**** Supplied records

-template <int HALF>
-int launch_fused(const CUtensorMap& tmap, const FusedParams& p, const ShardParams* sp, int grid, bool exact, cudaStream_t s) {
-    if (sp) {
-        auto k = exact ? fused_sep_rgbaf32_shard_kernel<HALF, true> : fused_sep_rgbaf32_shard_kernel<HALF, false>;
-        ZB_CUDA(cudaFuncSetAttribute(k, cudaFuncAttributeMaxDynamicSharedMemorySize, SMEM_BYTES));
-        k<<<grid, NTHREADS, SMEM_BYTES, s>>>(tmap, p, *sp);
-    } else {
-        auto k = exact ? fused_sep_rgbaf32_kernel<HALF, true> : fused_sep_rgbaf32_kernel<HALF, false>;
-        ZB_CUDA(cudaFuncSetAttribute(k, cudaFuncAttributeMaxDynamicSharedMemorySize, SMEM_BYTES));
-        k<<<grid, NTHREADS, SMEM_BYTES, s>>>(tmap, p);
-    }
+    fused_sep_rgbaf32_body<256, HALF, EXACT, true>(tmap, p, &sp);
+}
+
+template <int TW, int HALF, bool EXACT>
+int launch_single(const CUtensorMap& tmap, const FusedParams& p, int grid, cudaStream_t s) {
+    using L = Strip<TW>;
+    auto k = fused_sep_rgbaf32_kernel<TW, HALF, EXACT>;
+    ZB_CUDA(cudaFuncSetAttribute(k, cudaFuncAttributeMaxDynamicSharedMemorySize, L::SMEM_BYTES));
+    k<<<grid, L::NTHREADS, L::SMEM_BYTES, s>>>(tmap, p);
     ZB_LAUNCHED();
     return ZB_OK;
 }
 
-int launch_half(int half, const CUtensorMap& tmap, const FusedParams& p, const ShardParams* sp, int grid, bool exact, cudaStream_t s) {
+template <int HALF>
+int launch_fused(int tw, const CUtensorMap& tmap, const FusedParams& p, const ShardParams* sp, int grid, bool exact, cudaStream_t s) {
+    if (sp) {
+        using L = Strip<256>;
+        auto k = exact ? fused_sep_rgbaf32_shard_kernel<HALF, true> : fused_sep_rgbaf32_shard_kernel<HALF, false>;
+        ZB_CUDA(cudaFuncSetAttribute(k, cudaFuncAttributeMaxDynamicSharedMemorySize, L::SMEM_BYTES));
+        k<<<grid, L::NTHREADS, L::SMEM_BYTES, s>>>(tmap, p, *sp);
+        ZB_LAUNCHED();
+        return ZB_OK;
+    }
+    if (tw == 128) return exact ? launch_single<128, HALF, true>(tmap, p, grid, s) : launch_single<128, HALF, false>(tmap, p, grid, s);
+    return exact ? launch_single<256, HALF, true>(tmap, p, grid, s) : launch_single<256, HALF, false>(tmap, p, grid, s);
+}
+
+int launch_half(int half, int tw, const CUtensorMap& tmap, const FusedParams& p, const ShardParams* sp, int grid, bool exact, cudaStream_t s) {
     switch (half) {
-        case 1: return launch_fused<1>(tmap, p, sp, grid, exact, s);
-        case 2: return launch_fused<2>(tmap, p, sp, grid, exact, s);
-        case 3: return launch_fused<3>(tmap, p, sp, grid, exact, s);
-        case 4: return launch_fused<4>(tmap, p, sp, grid, exact, s);
-        case 5: return launch_fused<5>(tmap, p, sp, grid, exact, s);
-        case 6: return launch_fused<6>(tmap, p, sp, grid, exact, s);
-        case 7: return launch_fused<7>(tmap, p, sp, grid, exact, s);
-        case 8: return launch_fused<8>(tmap, p, sp, grid, exact, s);
+        case 1: return launch_fused<1>(tw, tmap, p, sp, grid, exact, s);
+        case 2: return launch_fused<2>(tw, tmap, p, sp, grid, exact, s);
+        case 3: return launch_fused<3>(tw, tmap, p, sp, grid, exact, s);
+        case 4: return launch_fused<4>(tw, tmap, p, sp, grid, exact, s);
+        case 5: return launch_fused<5>(tw, tmap, p, sp, grid, exact, s);
+        case 6: return launch_fused<6>(tw, tmap, p, sp, grid, exact, s);
+        case 7: return launch_fused<7>(tw, tmap, p, sp, grid, exact, s);
+        case 8: return launch_fused<8>(tw, tmap, p, sp, grid, exact, s);
     }
     return ZB_ERR_UNSUPPORTED;
 }
 
-}
-
-static int encode_block_map(EncodeTiledFn encode, CUtensorMap& tmap, void* data, int ngroups, int rows, uint64_t stride_px) {
+template <int HALF>
+int ctas_per_sm_128(bool exact, int* n) {
+    using L = Strip<128>;
+    auto k = exact ? fused_sep_rgbaf32_kernel<128, HALF, true> : fused_sep_rgbaf32_kernel<128, HALF, false>;
+    ZB_CUDA(cudaFuncSetAttribute(k, cudaFuncAttributeMaxDynamicSharedMemorySize, L::SMEM_BYTES));
+    ZB_CUDA(cudaOccupancyMaxActiveBlocksPerMultiprocessor(n, k, L::NTHREADS, L::SMEM_BYTES));
+    return ZB_OK;
+}
+
+int ctas_per_sm_half(int half, bool exact, int* n) {
+    switch (half) {
+        case 1: return ctas_per_sm_128<1>(exact, n);
+        case 2: return ctas_per_sm_128<2>(exact, n);
+        case 3: return ctas_per_sm_128<3>(exact, n);
+        case 4: return ctas_per_sm_128<4>(exact, n);
+        case 5: return ctas_per_sm_128<5>(exact, n);
+        case 6: return ctas_per_sm_128<6>(exact, n);
+        case 7: return ctas_per_sm_128<7>(exact, n);
+        case 8: return ctas_per_sm_128<8>(exact, n);
+    }
+    return ZB_ERR_UNSUPPORTED;
+}
+
+}
+
+template <int TW>
+static int encode_block_map(EncodeTiledFn encode, CUtensorMap& tmap, void* data, int ngroups, int rows, uint64_t stride_px,
+                            CUtensorMapL2promotion promotion) {
     const cuuint64_t gdim[3] = {32, (cuuint64_t)ngroups, (cuuint64_t)rows};
     const cuuint64_t gstr[2] = {128, (cuuint64_t)stride_px * 16};
-    const cuuint32_t box[3] = {32, (cuuint32_t)G, (cuuint32_t)CHUNK};
+    const cuuint32_t box[3] = {32, (cuuint32_t)Strip<TW>::G, (cuuint32_t)CHUNK};
     const cuuint32_t estr[3] = {1, 1, 1};
     CUresult cr = encode(&tmap, CU_TENSOR_MAP_DATA_TYPE_FLOAT32, 3, data, gdim, gstr, box, estr, CU_TENSOR_MAP_INTERLEAVE_NONE,
-                         CU_TENSOR_MAP_SWIZZLE_128B, CU_TENSOR_MAP_L2_PROMOTION_L2_256B, CU_TENSOR_MAP_FLOAT_OOB_FILL_NONE);
+                         CU_TENSOR_MAP_SWIZZLE_128B, promotion, CU_TENSOR_MAP_FLOAT_OOB_FILL_NONE);
     if (cr != CUDA_SUCCESS) {
         snprintf(t_last_error, sizeof(t_last_error), "cuTensorMapEncodeTiled failed: %d", (int)cr);
         return ZB_ERR_UNSUPPORTED;
@@ -452,8 +496,10 @@
 }
 
 constexpr long long EDGE_COST_NUM = 5, EDGE_COST_DEN = 4;
-
-static void plan_units(int nrows, int sm_count, FusedParams& p) {
+constexpr long long EDGE_COST_NUM_128 = 7, EDGE_COST_DEN_128 = 4;
+
+static void plan_units(int nrows, int sm_count, int tw, FusedParams& p) {
+    const long long edge_num = tw == 128 ? EDGE_COST_NUM_128 : EDGE_COST_NUM, edge_den = tw == 128 ? EDGE_COST_DEN_128 : EDGE_COST_DEN;
     const long long chunks = (nrows + CHUNK - 1) / CHUNK;
     const long long max_segs = chunks / 8 < 1 ? 1 : (chunks / 8 < sm_count ? chunks / 8 : sm_count);
     const long long n_inner = p.strip_hi - p.strip_lo, n_edge = p.n_strips - n_inner;
@@ -465,9 +511,9 @@
         if (n_edge > 0) {
             long long e_max = (waves * sm_count - s * n_inner) / n_edge;
             if (e_max > max_segs) e_max = max_segs;
-            while (e < e_max && EDGE_COST_NUM * steps(e) > EDGE_COST_DEN * steps(s)) ++e;
-        }
-        const long long inner = n_inner > 0 ? EDGE_COST_DEN * steps(s) : 0, edge = n_edge > 0 ? EDGE_COST_NUM * steps(e) : 0;
+            while (e < e_max && edge_num * steps(e) > edge_den * steps(s)) ++e;
+        }
+        const long long inner = n_inner > 0 ? edge_den * steps(s) : 0, edge = n_edge > 0 ? edge_num * steps(e) : 0;
         const long long cost = waves * (inner > edge ? inner : edge), units = s * n_inner + e * n_edge;
         if (best_cost < 0 || cost < best_cost || (cost == best_cost && units < best_units)) {
             best_cost = cost;
@@ -486,7 +532,8 @@
 }
 
 static int fused_prepare(const zb_image* src, zb_image* dst, const float* kx, int nx, const float* ky, int ny, int border, int row0, int row1,
-                         bool bands, FusedParams& p, CUtensorMap& tmap, int& grid, int& half_out, EncodeTiledFn& encode) {
+                         bool bands, int tw, int ctas_per_sm, FusedParams& p, CUtensorMap& tmap, int& grid, int& half_out,
+                         EncodeTiledFn& encode) {
     const int half_x = nx / 2, half_y = ny / 2;
     const int half = half_x > half_y ? half_x : half_y;
     if (half < 1 || half > MAX_HALF) return ZB_ERR_UNSUPPORTED;
@@ -500,7 +547,8 @@
     DeviceInfo di;
     int rc = device_info(&di);
     if (rc) return rc;
-    if (di.smem_optin < (size_t)SMEM_BYTES) return ZB_ERR_UNSUPPORTED;
+    if (di.smem_optin < (size_t)(tw == 128 ? Strip<128>::SMEM_BYTES : Strip<256>::SMEM_BYTES)) return ZB_ERR_UNSUPPORTED;
+    const int slots = ctas_per_sm * di.sm_count;
 
     memset(&p, 0, sizeof(p));
     for (int i = 0; i < nx; ++i) p.kx[i + (half - half_x)] = kx[i];
@@ -513,7 +561,7 @@
     p.cols = (int)src->cols;
     p.border = border;
     p.ngroups = p.cols / 8;
-    p.n_strips = (p.cols + TW - 1) / TW;
+    p.n_strips = (p.cols + tw - 1) / tw;
     p.row0 = row0 < 0 ? 0 : row0;
     p.row1 = (row1 < 0 || row1 > p.rows) ? p.rows : row1;
     if (p.row1 <= p.row0) { grid = 0; return ZB_OK; }
@@ -530,9 +578,9 @@
         p.n_units = p.n_segs * p.n_strips;
     } else {
         if (p.fix_left) p.strip_lo = 1;
-        while (p.fix_right && p.strip_hi > p.strip_lo && (p.strip_hi - 1) * (TW / 8) - 1 + G > p.ngroups) --p.strip_hi;
+        while (p.fix_right && p.strip_hi > p.strip_lo && (p.strip_hi - 1) * (tw / 8) - 1 + (tw / 8 + 2) > p.ngroups) --p.strip_hi;
         if (p.strip_hi <= p.strip_lo) { p.strip_lo = 0; p.strip_hi = p.n_strips; }
-        plan_units(nrows, di.sm_count, p);
+        plan_units(nrows, slots, tw, p);
     }
     p.edge_fast = g_tune_edge_fast.load() && (border == ZB_BORDER_REPLICATE || border == ZB_BORDER_MIRROR) && p.cols % 8 == 0 && p.cols >= 16;
     for (int e = 0; e < 8; ++e) {
@@ -541,22 +589,30 @@
         p.rsrc[e] = border == ZB_BORDER_REPLICATE ? p.cols - 1 : 2 * (p.cols - 1) - xr;
     }
 
-    if ((rc = encode_block_map(encode, tmap, src->data, p.ngroups, p.rows, src->stride))) return rc;
-    grid = p.n_units < di.sm_count ? p.n_units : di.sm_count;
+    rc = tw == 128 ? encode_block_map<128>(encode, tmap, src->data, p.ngroups, p.rows, src->stride, CU_TENSOR_MAP_L2_PROMOTION_NONE)
+                   : encode_block_map<256>(encode, tmap, src->data, p.ngroups, p.rows, src->stride, CU_TENSOR_MAP_L2_PROMOTION_NONE);
+    if (rc) return rc;
+    grid = p.n_units < slots ? p.n_units : slots;
     half_out = half;
     return ZB_OK;
 }
 
 int conv_separable_fused_rgbaf32(const zb_image* src, zb_image* dst, const float* kx, int nx, const float* ky, int ny, int border,
                                  bool exact, cudaStream_t s, int row0, int row1) {
+    int tw = g_tune_strip_px.load(), ctas_per_sm = 1, rc;
+    if (tw == 128) {
+        const int half = nx / 2 > ny / 2 ? nx / 2 : ny / 2;
+        if ((rc = ctas_per_sm_half(half, exact, &ctas_per_sm))) return rc;
+        if (ctas_per_sm < 2) { tw = 256; ctas_per_sm = 1; }
+    }
     FusedParams p;
     CUtensorMap tmap;
     EncodeTiledFn encode;
     int grid = 0, half = 0;
-    int rc = fused_prepare(src, dst, kx, nx, ky, ny, border, row0, row1, false, p, tmap, grid, half, encode);
+    rc = fused_prepare(src, dst, kx, nx, ky, ny, border, row0, row1, false, tw, ctas_per_sm, p, tmap, grid, half, encode);
     if (rc || grid == 0) return rc;
     t_last_kernel = exact ? "fused_sep_rgbaf32_exact" : "fused_sep_rgbaf32";
-    return launch_half(half, tmap, p, nullptr, grid, exact, s);
+    return launch_half(half, tw, tmap, p, nullptr, grid, exact, s);
 }
 
 int conv_separable_fused_rgbaf32_shard(const zb_image* src, zb_image* dst, const float* kx, int nx, const float* ky, int ny, int border,
@@ -567,14 +623,15 @@
     CUtensorMap tmap;
     EncodeTiledFn encode;
     int grid = 0, half = 0;
-    int rc = fused_prepare(src, dst, kx, nx, ky, ny, border, 0, -1, true, p, tmap, grid, half, encode);
+    int rc = fused_prepare(src, dst, kx, nx, ky, ny, border, 0, -1, true, 256, 1, p, tmap, grid, half, encode);
     if (rc) return rc;
     if (grid == 0) return ZB_ERR_UNSUPPORTED;
     const uint32_t hv = (uint32_t)(ny / 2);
     if ((up.data && (up.rows < hv || ((uintptr_t)up.data & 15u))) || (down.data && (down.rows < hv || ((uintptr_t)down.data & 15u))))
         return ZB_ERR_UNSUPPORTED;
     void* ext = (char*)src->data - (size_t)halo_cap * src->stride * 16;
-    if ((rc = encode_block_map(encode, tmap, ext, p.ngroups, (int)(src->rows + 2 * halo_cap), src->stride))) return rc;
+    if ((rc = encode_block_map<256>(encode, tmap, ext, p.ngroups, (int)(src->rows + 2 * halo_cap), src->stride, CU_TENSOR_MAP_L2_PROMOTION_L2_256B)))
+        return rc;
     p.tma_row_off = (int)halo_cap;
     p.fix_rows = 1;
     ShardParams sp;
@@ -597,7 +654,7 @@
         grid = di.sm_count;
     }
     t_last_kernel = exact ? "fused_sep_rgbaf32_shard_exact" : "fused_sep_rgbaf32_shard";
-    return launch_half(half, tmap, p, &sp, grid, exact, s);
-}
-
-}
+    return launch_half(half, 256, tmap, p, &sp, grid, exact, s);
+}
+
+}
diff --git a/zignal_b200/csrc/zb_internal.h b/zignal_b200/csrc/zb_internal.h
--- a/zignal_b200/csrc/zb_internal.h
+++ b/zignal_b200/csrc/zb_internal.h
@@ -18,6 +18,7 @@
 extern std::atomic<int> g_force_generic;
 extern std::atomic<int> g_tune_band_rows;
 extern std::atomic<int> g_tune_host_band_rows;
+extern std::atomic<int> g_tune_strip_px;
 extern std::atomic<int> g_tune_edge_fast;
 extern std::atomic<int> g_tune_sobel_tile;
 extern std::atomic<int> g_tune_jacobi_cluster;
diff --git a/zignal_b200/csrc/zb_runtime.cu b/zignal_b200/csrc/zb_runtime.cu
--- a/zignal_b200/csrc/zb_runtime.cu
+++ b/zignal_b200/csrc/zb_runtime.cu
@@ -15,6 +15,7 @@
 std::atomic<int> g_tune_u8_dp{1};
 std::atomic<int> g_tune_rotate_tile{1};
 std::atomic<int> g_tune_edge_fast{1};
+std::atomic<int> g_tune_strip_px{256};
 std::atomic<int> g_tune_sobel_tile{1};
 std::atomic<int> g_tune_jacobi_cluster{1};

********

▶ **Directions**: Report the lines above that have the word "bands" in them.

▶ **Solution for this exercise**:
-                         bool bands, FusedParams& p, CUtensorMap& tmap, int& grid, int& half_out, EncodeTiledFn& encode) {
+                         bool bands, int tw, int ctas_per_sm, FusedParams& p, CUtensorMap& tmap, int& grid, int& half_out,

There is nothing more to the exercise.